Nach mehreren Einsätzen kommen die Polizeitaucher wohl nun nicht mehr zum Einsatz. „Die haben ja alle relevanten Bereiche abgesucht“, erklärt Gerald Pillkuhn, Sprecher der Polizeiinspektion in Prenzlau. „Auch mit dem Hubschrauber wurde der Unteruckersee ja großflächig abgesucht.“ Neue Hinweise, wo die vermisste Person vielleicht gefunden werden könnte, gab es seither nicht.

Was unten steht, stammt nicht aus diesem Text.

constexpr int kMlp16Threads = 512;
constexpr int kIpe16Floats = 6 * 64 * 4;

__device__ __forceinline__ f32x4 mfma16(float a, float b, f32x4 c) {
  return __builtin_amdgcn_mfma_f32_16x16x4f32(a, b, c, 0, 0, 0);
}

__device__ __forceinline__ void slice16_dma_step(const float* __restrict__ src, float* dst, int tid, int i) {
  const int wave = tid >> 6;
  const __amdgpu_buffer_rsrc_t rsrc =
      __builtin_amdgcn_make_buffer_rsrc(const_cast<float*>(src), (short)0, 0x7fffffff, 0x00020000);
  __builtin_amdgcn_raw_ptr_buffer_load_lds(rsrc, (lptr_t)(dst + (kMlp16Threads * i + 64 * wave) * 4), 16, tid * 16,
                                           i * kMlp16Threads * 16, 0, 0);
}
__device__ __forceinline__ void slice16_dma(const float* __restrict__ src, float* dst, int tid) {
#pragma unroll
  for (int i = 0; i < 4; ++i) slice16_dma_step(src, dst, tid, i);
}

template <int P> constexpr int ring16_slots() { return P == 0 ? 4 : 3; }
template <int P> constexpr int ring16_floats() { return ring16_slots<P>() * kSliceFloats; }
__device__ __forceinline__ void ring16_prologue(const float* __restrict__ img, float* lds, int tid) {
  slice16_dma(img, lds, tid);
  slice16_dma(img + kSliceFloats, lds + kSliceFloats, tid);
}

__device__ __forceinline__ constexpr int feat16(int t, int g, int r) { return 16 * t + 4 * g + r; }

constexpr int kStoreNT = 2;
struct BlkStore16 {
  static constexpr bool kHalf = false;
  uint32_t voff[4];
  __device__ __forceinline__ BlkStore16(int lane, int half) {
    const int g = lane >> 4, s = 16 * half + (lane & 15);
#pragma unroll
    for (int r = 0; r < 4; ++r)
      voff[r] = 512u * g + ((((s >> 2) ^ (4 * (g & 1) + r)) << 4) | ((s & 3) << 2));
  }
  __device__ __forceinline__ void store(__amdgpu_buffer_rsrc_t blk, int t, int r, float v) const {
    __builtin_amdgcn_raw_buffer_store_b32(__float_as_uint(v), blk, (int)voff[r], 2048 * t + 128 * r, kStoreNT);
  }
};
__device__ __forceinline__ __amdgpu_buffer_rsrc_t blk_rsrc(float* blk) {
  return __builtin_amdgcn_make_buffer_rsrc(blk, (short)0, 0x7fffffff, 0x00020000);
}

template <bool kNT>
struct BlkStore16H {
  static constexpr bool kHalf = true;
  uint32_t voff;
  uint32_t voff2;
  uint32_t sel;
  __device__ __forceinline__ BlkStore16H(int lane, int half) {
    const int g = lane >> 4, j = lane & 15;
    voff = 256u * g + ((((2 * half + (j >> 3)) ^ g) << 4) | ((j & 7) << 1));
    voff2 = 256u * g + 64u * (j & 1) + ((((2 * half + (j >> 3)) ^ g) << 4) | ((j & 6) << 1));
    sel = (j & 1) ? 0x03020706u : 0x05040100u;
  }
  __device__ __forceinline__ void store_pairs(__amdgpu_buffer_rsrc_t blk, int t, uint32_t p01, uint32_t p23) const {
    const uint32_t q01 = (uint32_t)__builtin_amdgcn_mov_dpp((int)p01, 0xB1, 0xF, 0xF, false);
    const uint32_t q23 = (uint32_t)__builtin_amdgcn_mov_dpp((int)p23, 0xB1, 0xF, 0xF, false);
    __builtin_amdgcn_raw_buffer_store_b32(__builtin_amdgcn_perm(q01, p01, sel), blk, (int)voff2, 1024 * t,
                                          kNT ? kStoreNT : 0);
    __builtin_amdgcn_raw_buffer_store_b32(__builtin_amdgcn_perm(q23, p23, sel), blk, (int)voff2 + 128, 1024 * t,
                                          kNT ? kStoreNT : 0);
  }
  __device__ __forceinline__ void store(__amdgpu_buffer_rsrc_t blk, int t, int r, float v) const {
    store_h(blk, t, r, (_Float16)v);
  }
  __device__ __forceinline__ void store_h(__amdgpu_buffer_rsrc_t blk, int t, int r, _Float16 h) const {
    __builtin_amdgcn_raw_buffer_store_b16(__builtin_bit_cast(unsigned short, h), blk, (int)voff + 64 * r, 1024 * t,
                                          kNT ? kStoreNT : 0);
  }
};
template <int P, bool kBwd> struct Store16 { typedef BlkStore16 T; typedef float E; };
template <bool kBwd> struct Store16<2, kBwd> { typedef BlkStore16H<true> T; typedef _Float16 E; };
template <class E>
// ... 26 lines not shown
  typedef float f2 __attribute__((ext_vector_type(2)));
  hi01 = __builtin_bit_cast(uint32_t, __builtin_convertvector((f2{x[0], x[1]}), h2));
  hi23 = __builtin_bit_cast(uint32_t, __builtin_convertvector((f2{x[2], x[3]}), h2));
  float r[4];
  asm("v_fma_mix_f32 %0, %1, 1.0, -%2 op_sel_hi:[0,0,1]" : "=v"(r[0]) : "v"(x[0]), "v"(hi01));
  asm("v_fma_mix_f32 %0, %1, 1.0, -%2 op_sel:[0,0,1] op_sel_hi:[0,0,1]" : "=v"(r[1]) : "v"(x[1]), "v"(hi01));
  asm("v_fma_mix_f32 %0, %1, 1.0, -%2 op_sel_hi:[0,0,1]" : "=v"(r[2]) : "v"(x[2]), "v"(hi23));
  asm("v_fma_mix_f32 %0, %1, 1.0, -%2 op_sel:[0,0,1] op_sel_hi:[0,0,1]" : "=v"(r[3]) : "v"(x[3]), "v"(hi23));
  lo01 = __builtin_bit_cast(uint32_t, __builtin_convertvector((f2{r[0], r[1]}), h2));
  lo23 = __builtin_bit_cast(uint32_t, __builtin_convertvector((f2{r[2], r[3]}), h2));
}

template <bool kSplit, bool kStore, class ST>
__device__ __forceinline__ void put_tile(float (&bin)[16][4], int t, const float (&v)[4], const ST& bst,
                                         __amdgpu_buffer_rsrc_t blk) {
  if constexpr (kSplit) {
    uint32_t hi01, hi23, lo01, lo23;
    split4h(v, hi01, hi23, lo01, lo23);
    const int row = t & ~1, c = 2 * (t & 1);
    bin[row][c] = __uint_as_float(hi01);
    bin[row][c + 1] = __uint_as_float(hi23);
    bin[row + 1][c] = __uint_as_float(lo01);
    bin[row + 1][c + 1] = __uint_as_float(lo23);
    if constexpr (kStore) {
      if constexpr (ST::kHalf) {
        bst.store_pairs(blk, t, hi01, hi23);
      } else {
#pragma unroll
        for (int r = 0; r < 4; ++r) bst.store(blk, t, r, v[r]);
      }
    }
  } else {
#pragma unroll
    for (int r = 0; r < 4; ++r) {
      bin[t][r] = v[r];
      if constexpr (kStore) bst.store(blk, t, r, v[r]);
    }
  }
}

struct NoEpi16 {
  static constexpr int kVmPerPart = 0;
  __device__ __forceinline__ void operator()(int) {}
};

template <int NT_B, int NT_I, int OT, int kSlots, class Epi>
__device__ __forceinline__ void mlp_layer16(const float (&bin)[16][4], const float* ipe, f32x4 (&acc)[16],
                                            float* lds, int& cur, const float*& wsrc, bool last_in_schedule, int tid,
                                            int lane, Epi& epi, const float* cinit) {
  static_assert(OT % 2 == 0 && OT <= 16, "row tiles come in pairs");
  constexpr int NG = OT;
  constexpr int kEpiGroup1 = 4;
  constexpr int kEpiGroup2 = (NG / 2 + 4 < NG) ? NG / 2 + 4 : NG - 1;
  const int g = lane >> 4;
  const int row = lane & 15;
  const int swz = (row >> 1) & 7;
#pragma unroll
  for (int t = 0; t < NT_B + NT_I; ++t) {
    const bool dma = !(last_in_schedule && t + 2 >= NT_B + NT_I);
    const int nxt2 = kSlots == 4 ? ((cur + 2) & 3) : (cur == 0 ? 2 : cur - 1);
    const float* W = lds + cur * kSliceFloats + row * 32;
    auto aread = [&](int q, int which) {
      const int tt = q / (OT / 2), p = q % (OT / 2);
      return *reinterpret_cast<const f32x4*>(W + (2 * p + which) * 16 * 32 + (((4 * tt + g) ^ swz) << 2));
    };
    f32x4 a0 = aread(0, 0), a1 = aread(0, 1);
    auto cread = [&](int p, int which) { return *reinterpret_cast<const f32x4*>(cinit + 16 * (2 * p + which)); };
    f32x4 c0 = {}, c1 = {};
    if (t == 0 && cinit) { c0 = cread(0, 0); c1 = cread(0, 1); }
#pragma unroll
    for (int q = 0; q < NG; ++q) {
      const int tt = q / (OT / 2), p = q % (OT / 2);
      f32x4 b4;
      if (t < NT_B) {
        const int tb = (t < NT_B) ? 2 * t + tt : 0;
        b4[0] = bin[tb][0]; b4[1] = bin[tb][1]; b4[2] = bin[tb][2]; b4[3] = bin[tb][3];
      } else {
        const int ti = (t >= NT_B) ? 2 * (t - NT_B) + tt : 0;
        if constexpr (kSlots == 4) {
          b4[0] = ipe[4 * ti]; b4[1] = ipe[4 * ti + 1]; b4[2] = ipe[4 * ti + 2]; b4[3] = ipe[4 * ti + 3];
        } else b4 = *reinterpret_cast<const f32x4*>(ipe + (ti * 64 + lane) * 4);
      }
      asm volatile("" ::"v"(a0), "v"(a1), "v"(c0), "v"(c1));
      f32x4 n0 = a0, n1 = a1, m0 = c0, m1 = c1;
      if (q + 1 < NG) {
        n0 = aread(q + 1, 0);
        n1 = aread(q + 1, 1);
      }
      if (t == 0 && cinit && q + 1 < OT / 2) { m0 = cread(q + 1, 0); m1 = cread(q + 1, 1); }
      if (dma && q < 4) slice16_dma_step(wsrc + 2 * kSliceFloats, lds + nxt2 * kSliceFloats, tid, q);
      __builtin_amdgcn_sched_barrier(0);
      const bool first = t == 0 && tt == 0;
#pragma unroll
      for (int r = 0; r < 4; ++r) {
        acc[2 * p] = mfma16(a0[r], b4[r], (first && r == 0) ? c0 : acc[2 * p]);
        acc[2 * p + 1] = mfma16(a1[r], b4[r], (first && r == 0) ? c1 : acc[2 * p + 1]);
      }
      if (t + 1 < NT_B && q == kEpiGroup1) epi(2 * t + 2);
      if (t + 1 < NT_B && q == kEpiGroup2) epi(2 * t + 3);
      __builtin_amdgcn_sched_barrier(0);
      a0 = n0;
      a1 = n1;
      c0 = m0;
      c1 = m1;
    }
    if constexpr (kSlots == 4) {
      if (cur & 1) slice_barrier(t + 1 < NT_B ? 2 * Epi::kVmPerPart : 0);
      cur = (cur + 1) & 3;
    } else {
      slice_barrier((dma ? 4 : 0) + (t + 1 < NT_B ? 2 * Epi::kVmPerPart : 0));
      cur = cur == 2 ? 0 : cur + 1;
    }
    wsrc += kSliceFloats;
  }
}
template <int NT_B, int NT_I, int OT, class Epi>
__device__ __forceinline__ void mlp_layer16h(const float (&bin)[16][4], const float* ipe_lds, f32x4 (&acc)[16],
                                             float* lds, int& cur, const float*& wsrc, bool last_in_schedule, int tid,
                                             int lane, Epi& epi, const float* cinit) {
  typedef SplitMode<2> SM;
  static_assert(OT % 2 == 0 && OT <= 16, "row tiles come in pairs");
  constexpr int kPieces = 2;
  constexpr int kPP0 = 0;
  constexpr int kDmaSteps = 4;
  constexpr int kSlots = ring16_slots<2>();
  constexpr int NG = OT / 2;
  constexpr int kE1 = NG > 4 ? 4 : NG - 1;
  constexpr int kE2 = NG > 6 ? 6 : NG - 1;
#pragma unroll
  for (int t = 0; t < NT_B + NT_I; ++t) {
    const bool dma = !(last_in_schedule && t + 2 >= NT_B + NT_I);
    const int nxt2 = kSlots == 4 ? ((cur + 2) & 3) : (cur == 0 ? 2 : cur - 1);
    const f16x8* W = reinterpret_cast<const f16x8*>(lds + cur * kSliceFloats) + lane;
    Frag<2> b;
    float v[8];
    if (t < NT_B) {
      const int tb = t < NT_B ? 2 * t : 0;
      const f32x4 hi = {bin[tb][0], bin[tb][1], bin[tb][2], bin[tb][3]};
      const f32x4 lo = {bin[tb + 1][0], bin[tb + 1][1], bin[tb + 1][2], bin[tb + 1][3]};
      b.p[0] = __builtin_bit_cast(f16x8, hi);
      b.p[1] = __builtin_bit_cast(f16x8, lo);
    } else {
      const int ti = t >= NT_B ? 2 * (t - NT_B) : 0;
      if constexpr (kSlots == 4) {
#pragma unroll
        for (int i = 0; i < 8; ++i) v[i] = ipe_lds[4 * ti + i];
      } else {
        const f32x4 u0 = *reinterpret_cast<const f32x4*>(ipe_lds + (ti * 64 + lane) * 4);
        const f32x4 u1 = *reinterpret_cast<const f32x4*>(ipe_lds + ((ti + 1) * 64 + lane) * 4);
#pragma unroll
        for (int i = 0; i < 4; ++i) { v[i] = u0[i]; v[4 + i] = u1[i]; }
      }
      split8<2>(v, b);
    }
    Frag<2> a0, a1;
#pragma unroll
    for (int p = 0; p < kPieces; ++p) { a0.p[p] = W[(16 * p) * 64]; a1.p[p] = W[(16 * p + 1) * 64]; }
    auto cread = [&](int rt) { return *reinterpret_cast<const f32x4*>(cinit + 16 * rt); };
    f32x4 c0 = {}, c1 = {};
    if (t == 0 && cinit) { c0 = cread(0); c1 = cread(1); }
#pragma unroll
    for (int q = 0; q < NG; ++q) {
      if constexpr (kPieces == 2) asm volatile("" ::"v"(a0.p[0]), "v"(a0.p[1]), "v"(a1.p[0]), "v"(a1.p[1]), "v"(c0), "v"(c1));
      else asm volatile("" ::"v"(a0.p[0]), "v"(a1.p[0]), "v"(c0), "v"(c1));
      Frag<2> n0 = a0, n1 = a1;
      f32x4 m0 = c0, m1 = c1;
      if (t == 0 && cinit && q + 1 < NG) { m0 = cread(2 * q + 2); m1 = cread(2 * q + 3); }
      if (q + 1 < NG) {
#pragma unroll
        for (int p = 0; p < kPieces; ++p) {
          n0.p[p] = W[(16 * p + 2 * q + 2) * 64];
          n1.p[p] = W[(16 * p + 2 * q + 3) * 64];
        }
      }
      if (dma && q < kDmaSteps) slice16_dma_step(wsrc + 2 * kSliceFloats, lds + nxt2 * kSliceFloats, tid, q);
      __builtin_amdgcn_sched_barrier(0);
      const bool first = t == 0;
#pragma unroll
      for (int pp = kPP0; pp < SM::NPROD; ++pp) {
        acc[2 * q] = SM::mfma16(a0.p[SM::pa(pp)], b.p[SM::pb(pp)], (first && pp == kPP0) ? c0 : acc[2 * q]);
        acc[2 * q + 1] = SM::mfma16(a1.p[SM::pa(pp)], b.p[SM::pb(pp)], (first && pp == kPP0) ? c1 : acc[2 * q + 1]);
      }
      if (t + 1 < NT_B && q == kE1) epi(2 * t + 2);
      if (t + 1 < NT_B && q == kE2) epi(2 * t + 3);
      __builtin_amdgcn_sched_barrier(0);
      a0 = n0;
      a1 = n1;
      c0 = m0;
      c1 = m1;
    }
    if constexpr (kSlots == 4) {
      if (cur & 1) slice_barrier(t + 1 < NT_B ? 2 * Epi::kVmPerPart : 0);
      cur = (cur + 1) & 3;
    } else {
      slice_barrier((dma ? kDmaSteps : 0) + (t + 1 < NT_B ? 2 * Epi::kVmPerPart : 0));
      cur = cur == 2 ? 0 : cur + 1;
    }
    wsrc += kSliceFloats;
  }
}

Wasserschutzpolizei sucht See ab

Eingestellt wurde die Suche trotzdem nicht – inzwischen hat die Wasserschutzpolizei übernommen. „Die Kollegen werden in den kommenden Wochen verstärkt per Boot den See absuchen“, erklärt Pillkuhn. Hoffnung setzt die Polizei außerdem in die Bewohner, die regelmäßig auf dem oder am See unterwegs sind. Die Wassersport-Saison würde bald beginnen, auch Kapitän Torsten Kohn ist mit seinem Schiff wieder unterwegs.

Angler sollen die Augen offen halten

Nach wie vor könnte es sein, dass sich der Körper im Schilf verfangen hat und deswegen bisher nicht gefunden werden konnte – deswegen könnten gerade Angler, die sich in dem hohen Ufergras bewegen, die Augen offen halten. Wo oder ob der Körper wieder auftauchen könnte, darüber will Pillkuhn aber nicht spekulieren.

Es könnte sich bei dem Vermissten, der am 5. März ins Eis eingebrochen sein soll, um den 19-jährigen Balal S. handeln. Der gebürtige Bengale wurde eine Woche nach dem Vorfall von seinem Arbeitgeber als vermisst gemeldet. Seitdem haben mehrmals Taucher nach dem Körper gesucht, auch aus der Luft wurde das Gewässer mit einem Hubschrauber abgesucht. Die Person kann erst zweifelsfrei identifiziert werden, wenn sie geborgen ist.